Nucleotide sequence accession number

The complete genome sequence of soybean dwarf virus isolate HS has been deposited in GenBank under the accession number OM953424.

적 요

왜화, 융기, 황색 등 바이러스성 질환 증상이 심한 콩 식물을 발견했다. 바이러스병을 일으키는 병원체를 밝히기 위해, 감염된 잎 샘플에서 총 RNA를 추출하고, 리보솜 삭제 라이브러리를 준비한 후 RNA 염기서열 분석을 실시하였다. Raw data를 de novo 조립하였으며, 조립된 contig들을 이용하여 바이러스 단백질 데이터베이스에 매치하여 BLASTX 검색을 수행하였다. Luteoviridae과의 Luteovirus속의 콩위축바이러스(Soybean dwarf virus, SbDV)와 관련된 4개의 contig들을 동정하였다. 5개의 ORF (Open Reading Frame)를 코드하는 5,686개의 뉴클레오티드를 가진 SbDV 분리주 HS의 완전한 게놈을 얻었다. 계통학 분석 결과, SbDV 분리 HS는 미국과 체코로부터 분리되는 A 그룹에 속하는 것으로 나타났다. 본 연구에서는 RNA-sequencing을 이용해 한국의 콩에 감염되어 있는 SbDV 분리 HS의 전체 유전체 서열을 보고한다.

Acknowledgments

This work was carried out with the support of the “Cooperative Research Program for Agriculture Science & Technology Development (Project No.
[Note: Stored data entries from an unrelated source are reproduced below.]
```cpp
__global__ __launch_bounds__(256) void mirror_lower_kernel(const double* src, int64_t lds_, double* dst, int64_t ldd,
                                                           int64_t row0, int64_t rows, int64_t cols, int64_t n_real) {
    __shared__ double t[32][33];
    const int64_t ti = blockIdx.y, tj = blockIdx.x;
    if (tj > ti) return;
    const int tx = threadIdx.x & 31, ty = threadIdx.x >> 5;
    for (int r = ty; r < 32; r += 8) {
        const int64_t i = ti * 32 + r, j = tj * 32 + tx;
        double v = 0.0;
        if (i < rows && j < cols) v = src[i * lds_ + j];
        t[r][tx] = v;
        if (i >= j && row0 + i < n_real && row0 + j < n_real && j < cols) dst[(row0 + i) * ldd + row0 + j] = v;
    }
    __syncthreads();
    for (int r = ty; r < 32; r += 8) {
        const int64_t j = tj * 32 + r, i = ti * 32 + tx;
        if (i > j && row0 + i < n_real && row0 + j < n_real && j < cols && i < rows) dst[(row0 + j) * ldd + row0 + i] = t[tx][r];
    }
}
int launch_mirror_lower(const double* src, int64_t lds_, double* dst, int64_t ldd, int64_t row0, int64_t rows, int64_t cols,
                        int64_t n_real, hipStream_t s) {
    const dim3 grid((unsigned)((cols + 31) / 32), (unsigned)((rows + 31) / 32));
    hipLaunchKernelGGL(mirror_lower_kernel, grid, dim3(256), 0, s, src, lds_, dst, ldd, row0, rows, cols, n_real);
    return CHECK_LAUNCH();
}

__global__ void mf_combine_kernel(const double* Ks, const double* Kn, int64_t ld, const double* s1, const double* s2,
                                  const int32_t* l1, const int32_t* l2, const double* ntab, int64_t n1, int64_t n2,
                                  double diag, double* out, int64_t ldo, int64_t rows_p, int64_t cols_p) {
    const int64_t idx = (int64_t)blockIdx.x * blockDim.x + threadIdx.x;
    if (idx >= rows_p * cols_p) return;
    const int64_t i = idx / cols_p, j = idx % cols_p;
    double v = 0.0;
    if (i < n1 && j < n2) {
        const int a = l1[i], b = l2[j];
        v = (s1 ? s1[i] : 1.0) * (s2 ? s2[j] : 1.0) * Ks[i * ld + j] + ntab[a < b ? a : b] * Kn[i * ld + j];
        if (i == j) v += diag;
    } else if (i == j && diag != 0.0) {
        v = 1.0;
    }
    out[i * ldo + j] = v;
}
int launch_mf_combine(const double* Ks, const double* Kn, int64_t ld, const double* s1, const double* s2, const int32_t* l1,
                      const int32_t* l2, const double* ntab, int64_t n1, int64_t n2, double diag, double* out, int64_t ldo,
                      int64_t rows_p, int64_t cols_p, hipStream_t s) {
    hipLaunchKernelGGL(mf_combine_kernel, GRID1(rows_p * cols_p), 0, s, Ks, Kn, ld, s1, s2, l1, l2, ntab, n1, n2, diag, out,
                       ldo, rows_p, cols_p);
    return CHECK_LAUNCH();
}
__global__ void copy_pad_identity_kernel(const double* src, int64_t lds_, int n, double* dst, int np) {
    const int64_t idx = (int64_t)blockIdx.x * blockDim.x + threadIdx.x;
    if (idx >= (int64_t)np * np) return;
    const int i = (int)(idx / np), j = (int)(idx % np);
    dst[idx] = (i < n && j < n) ? src[(int64_t)i * lds_ + j] : (i == j ? 1.0 : 0.0);
}
int launch_copy_pad_identity(const double* src, int64_t lds_, int n, double* dst, int np, hipStream_t s) {
    hipLaunchKernelGGL(copy_pad_identity_kernel, GRID1((int64_t)np * np), 0, s, src, lds_, n, dst, np);
    return CHECK_LAUNCH();
}
__global__ void exact_gp_mll_kernel(const double* L, int64_t ld, const double* a, int n, double* mll) {
    __shared__ double sh[4];
    double s = 0.0;
    for (int i = threadIdx.x; i < n; i += blockDim.x) s += -0.5 * a[i] * a[i] - log(L[(int64_t)i * ld + i]);
    s = block_sum(s, sh);
    if (threadIdx.x == 0) mll[0] = s - 0.5 * n * 1.8378770664093453;
}
int launch_exact_gp_mll(const double* L, int64_t ld, const double* a, int n, double* mll, hipStream_t s) {
    hipLaunchKernelGGL(exact_gp_mll_kernel, dim3(1), dim3(256), 0, s, L, ld, a, n, mll);
    return CHECK_LAUNCH();
}
__global__ void exact_gp_finish_kernel(const double* qpart, const double* mupart, int nparts, int64_t ntp, int64_t nt,
                                       const double* kss, double* mean, double* var) {
    const int64_t j = (int64_t)blockIdx.x * blockDim.x + threadIdx.x;
    if (j >= nt) return;
    double q = 0.0, m = 0.0;
    for (int p = 0; p < nparts; ++p) { q += qpart[(int64_t)p * ntp + j]; m += mupart[(int64_t)p * ntp + j]; }
    mean[j] = m;
    var[j] = kss[j] - q;
}
int launch_exact_gp_finish(const double* qpart, const double* mupart, int nparts, int64_t ntp, int64_t nt, const double* kss,
                           double* mean, double* var, hipStream_t s) {
    hipLaunchKernelGGL(exact_gp_finish_kernel, GRID1(nt), 0, s, qpart, mupart, nparts, ntp, nt, kss, mean, var);
    return CHECK_LAUNCH();
}

__global__ void propagate_fwd_kernel(const double* mean, const double* var, const double* eps, double* f, int64_t n,
                                     int div) {
    int64_t i = (int64_t)blockIdx.x * blockDim.x + threadIdx.x;
    if (i >= n) return;
    int64_t b = i / div;
    f[i] = mean[b] + sqrt(var[b]) * eps[i];
}
__global__ void propagate_rng_fwd_kernel(const double* mean, const double* var, int64_t* rng_state, double* f, double* eps_out,
                                         int64_t n, int div) {
    const uint64_t seed = (uint64_t)rng_state[0], call = (uint64_t)__atomic_load_n(&rng_state[1], __ATOMIC_RELAXED);
    const int64_t i = (int64_t)blockIdx.x * blockDim.x + threadIdx.x;
    if (i < n) {
        const int64_t b = i / div;
        const double e = philox_normal(seed, call, (uint64_t)i);
        eps_out[i] = e;
        f[i] = mean[b] + sqrt(var[b]) * e;
    }
    __syncthreads();
    if (threadIdx.x == 0) {
        const unsigned long long t = atomicAdd((unsigned long long*)&rng_state[2], 1ull);
        if (t == (unsigned long long)gridDim.x - 1) {
            __atomic_store_n(&rng_state[2], (int64_t)0, __ATOMIC_RELAXED);
            __atomic_store_n(&rng_state[1], (int64_t)(call + 1), __ATOMIC_RELAXED);
        }
    }
}
__global__ void propagate_bwd_kernel(const double* var, const double* eps, const double* gf, double* gmean, double* gvar,
                                     int64_t nbase, int div, int64_t nprev, const double* add_mean, const double* add_var) {
    int64_t b = (int64_t)blockIdx.x * blockDim.x + threadIdx.x;
    if (b >= nprev) return;
    const double am = add_mean ? add_mean[b] : 0.0, av = add_var ? add_var[b] : 0.0;
    if (b >= nbase) {
        gmean[b] = am;
        gvar[b] = av;
        return;
    }
    double sm = 0.0, sv = 0.0;
    for (int s = 0; s < div; ++s) {
        double g = gf[b * div + s];
        sm += g;
        sv += g * eps[b * div + s];
    }
    gmean[b] = sm + am;
    gvar[b] = sv * 0.5 / sqrt(var[b]) + av;
// ... 828 lines not shown
```

Measured before the change: 1054.

## Reduce symmetric slab sums over lower-triangle strips with vector loads and transposed stores

```diff
diff --git a/mobocmf_amd/csrc/elementwise.hip b/mobocmf_amd/csrc/elementwise.hip
--- a/mobocmf_amd/csrc/elementwise.hip
+++ b/mobocmf_amd/csrc/elementwise.hip
@@ -338,60 +338,112 @@
     return CHECK_LAUNCH();
 }
 
-__device__ __forceinline__ double slab_sum(const double* p, int64_t slab_stride, int ns) {
-    double v = 0.0;
+#define RS_ROWS 8
+#define RS_COLS 64
+#define RS_LD (RS_COLS + 2)
+#define RS_PER_TILE ((TILE / RS_ROWS) * (TILE / RS_COLS))
+typedef double rs_v2 __attribute__((ext_vector_type(2)));
+
+struct SymStrip { int rb, cb, r0, c0; };
+__device__ __forceinline__ SymStrip sym_strip_of_block() {
+    const int t = (int)blockIdx.x / RS_PER_TILE, q = (int)blockIdx.x % RS_PER_TILE;
+    SymStrip S;
+    int r = 0;
+    while ((r + 1) * (r + 2) / 2 <= t) ++r;
+    S.rb = r;
+    S.cb = t - r * (r + 1) / 2;
+    S.r0 = (q >> 1) * RS_ROWS;
+    S.c0 = (q & 1) * RS_COLS;
+    return S;
+}
+__device__ __forceinline__ rs_v2 sym_strip_sum(const double* slabs, int64_t slab_stride, int ns, int Mp, const SymStrip& S) {
+    const int tid = threadIdx.x;
+    const double* p = slabs + ((int64_t)S.rb * TILE + S.r0 + (tid >> 5)) * Mp + (int64_t)S.cb * TILE + S.c0 + 2 * (tid & 31);
+    rs_v2 v = (rs_v2){0.0, 0.0};
     int z = 0;
-    for (; z + 8 <= ns; z += 8) {
-        double t[8];
+    for (; z + 16 <= ns; z += 16) {
+        rs_v2 t[16];
 #pragma unroll
-        for (int b = 0; b < 8; ++b) t[b] = p[(z + b) * slab_stride];
+        for (int b = 0; b < 16; ++b) t[b] = *(const rs_v2*)(p + (z + b) * slab_stride);
 #pragma unroll
-        for (int b = 0; b < 8; ++b) v += t[b];
-    }
-    for (; z < ns; ++z) v += p[z * slab_stride];
+        for (int b = 0; b < 16; ++b) v += t[b];
+    }
+    for (; z + 4 <= ns; z += 4) {
+        rs_v2 t[4];
+#pragma unroll
+        for (int b = 0; b < 4; ++b) t[b] = *(const rs_v2*)(p + (z + b) * slab_stride);
+#pragma unroll
+        for (int b = 0; b < 4; ++b) v += t[b];
+    }
+    for (; z < ns; ++z) v += *(const rs_v2*)(p + z * slab_stride);
     return v;
 }
-
-__global__ void reduce_slabs_sym_kernel(const double* slabs, int64_t slab_stride, int nslab, int nslab_diag, double* out,
-                                        int Mp, const int32_t* flag, const double* fallback) {
-    int64_t idx = (int64_t)blockIdx.x * blockDim.x + threadIdx.x;
-    if (idx >= (int64_t)Mp * Mp) return;
-    int i = (int)(idx / Mp), j = (int)(idx % Mp);
+__device__ __forceinline__ void sym_strip_store(rs_v2 v, double* out, int Mp, const SymStrip& S, double* st) {
+    const int tid = threadIdx.x;
+    const bool diag = S.rb == S.cb;
+    {
+        const int r = S.r0 + (tid >> 5), c = S.c0 + 2 * (tid & 31);
+        double* o = out + ((int64_t)S.rb * TILE + r) * Mp + (int64_t)S.cb * TILE + c;
+        if (!diag) *(rs_v2*)o = v;
+        else {
+            if (c <= r) o[0] = v[0];
+            if (c + 1 <= r) o[1] = v[1];
+        }
+        st[(tid >> 5) * RS_LD + 2 * (tid & 31)] = v[0];
+        st[(tid >> 5) * RS_LD + 2 * (tid & 31) + 1] = v[1];
+    }
+    __syncthreads();
+    const int j = tid >> 2, h = tid & 3;
+    const double m0 = st[(2 * h) * RS_LD + j], m1 = st[(2 * h + 1) * RS_LD + j];
+    double* o = out + ((int64_t)S.cb * TILE + S.c0 + j) * Mp + (int64_t)S.rb * TILE + S.r0 + 2 * h;
+    if (!diag) *(rs_v2*)o = (rs_v2){m0, m1};
+    else {
+        if (S.c0 + j < S.r0 + 2 * h) o[0] = m0;
+        if (S.c0 + j < S.r0 + 2 * h + 1) o[1] = m1;
+    }
+    __syncthreads();
+}
+__global__ __launch_bounds__(256) void reduce_slabs_sym_kernel(const double* slabs, int64_t slab_stride, int nslab, int nslab_diag,
+                                                               double* out, int Mp, const int32_t* flag, const double* fallback) {
+    __shared__ double st[RS_ROWS * RS_LD];
+    const SymStrip S = sym_strip_of_block();
+    if (S.rb == S.cb && S.c0 > S.r0 + RS_ROWS - 1) return;
     if (flag && *flag == 0) {
-        out[idx] = fallback[idx];
+        for (int e = threadIdx.x; e < RS_ROWS * RS_COLS; e += 256) {
+            const int64_t i = (int64_t)S.rb * TILE + S.r0 + e / RS_COLS, jj = (int64_t)S.cb * TILE + S.c0 + e % RS_COLS;
+            if (jj <= i) out[i * Mp + jj] = fallback[i * Mp + jj];
+            if (jj < i) out[jj * Mp + i] = fallback[jj * Mp + i];
+        }
         return;
     }
-    if (j / TILE > i / TILE) return;
-    const double* p = j > i ? slabs + (int64_t)j * Mp + i : slabs + (int64_t)i * Mp + j;
-    const int ns = (i / TILE == j / TILE) ? nslab_diag : nslab;
-    const double v = slab_sum(p, slab_stride, ns);
-    out[idx] = v;
-    if (j / TILE < i / TILE) out[(int64_t)j * Mp + i] = v;
-}
-__global__ void reduce_slabs_sym2_kernel(const double* slabs, const double* slabs2, int64_t slab_stride, int nslab,
-                                         int nslab_diag, double* out, double* out2, int Mp, const int32_t* flag) {
-    int64_t idx = (int64_t)blockIdx.x * blockDim.x + threadIdx.x;
-    if (idx >= (int64_t)Mp * Mp) return;
-    int i = (int)(idx / Mp), j = (int)(idx % Mp);
-    if (j / TILE > i / TILE) return;
-    const int64_t off = j > i ? (int64_t)j * Mp + i : (int64_t)i * Mp + j;
-    const int ns = (i / TILE == j / TILE) ? nslab_diag : nslab;
-    const double v = slab_sum(slabs + off, slab_stride, ns);
-    double v2 = v;
-    if (*flag != 0) v2 = slab_sum(slabs2 + off, slab_stride, ns);
-    out[idx] = v;
-    out2[idx] = v2;
-    if (j / TILE < i / TILE) { out[(int64_t)j * Mp + i] = v; out2[(int64_t)j * Mp + i] = v2; }
+    const rs_v2 v = sym_strip_sum(slabs, slab_stride, S.rb == S.cb ? nslab_diag : nslab, Mp, S);
+    sym_strip_store(v, out, Mp, S, st);
+}
+__global__ __launch_bounds__(256) void reduce_slabs_sym2_kernel(const double* slabs, const double* slabs2, int64_t slab_stride,
+                                                                int nslab, int nslab_diag, double* out, double* out2, int Mp,
+                                                                const int32_t* flag) {
+    __shared__ double st[RS_ROWS * RS_LD];
+    const SymStrip S = sym_strip_of_block();
+    if (S.rb == S.cb && S.c0 > S.r0 + RS_ROWS - 1) return;
+    const int ns = S.rb == S.cb ? nslab_diag : nslab;
+    rs_v2 v = sym_strip_sum(slabs, slab_stride, ns, Mp, S);
+    sym_strip_store(v, out, Mp, S, st);
+    if (*flag != 0) v = sym_strip_sum(slabs2, slab_stride, ns, Mp, S);
+    sym_strip_store(v, out2, Mp, S, st);
+}
+static dim3 sym_strip_grid(int Mp) {
+    const int nrb = Mp / TILE;
+    return dim3((unsigned)(nrb * (nrb + 1) / 2 * RS_PER_TILE));
 }
 int launch_reduce_slabs_sym2(const double* slabs, const double* slabs2, int64_t slab_stride, int nslab, int nslab_diag,
                              double* out, double* out2, int Mp, const int32_t* flag, hipStream_t s) {
-    hipLaunchKernelGGL(reduce_slabs_sym2_kernel, GRID1((int64_t)Mp * Mp), 0, s, slabs, slabs2, slab_stride, nslab, nslab_diag,
+    hipLaunchKernelGGL(reduce_slabs_sym2_kernel, sym_strip_grid(Mp), dim3(256), 0, s, slabs, slabs2, slab_stride, nslab, nslab_diag,
                        out, out2, Mp, flag);
     return CHECK_LAUNCH();
 }
 int launch_reduce_slabs_sym(const double* slabs, int64_t slab_stride, int nslab, int nslab_diag, double* out, int Mp,
                             const int32_t* flag, const double* fallback, hipStream_t s) {
-    hipLaunchKernelGGL(reduce_slabs_sym_kernel, GRID1((int64_t)Mp * Mp), 0, s, slabs, slab_stride, nslab, nslab_diag, out, Mp,
+    hipLaunchKernelGGL(reduce_slabs_sym_kernel, sym_strip_grid(Mp), dim3(256), 0, s, slabs, slab_stride, nslab, nslab_diag, out, Mp,
                        flag, fallback);
     return CHECK_LAUNCH();
 }
```

Result: no change. 1061 (median of 6 runs) (+0.7%).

PJ01498301)” conducted by the Rural Development Administration, Republic of Korea and Korea Institute of Planning and Evaluation for Technology in Food, Agriculture and Forestry (IPET) through Crop Viruses and Pests Response Industry Technology Development Program, funded by Ministry of Agriculture, Food and Rural Affairs (MAFRA) (320038-3).

Conflict of Interest

The authors declare that the research was conducted in the absence of any commercial or financial relationships that could be construed as a potential conflict of interest.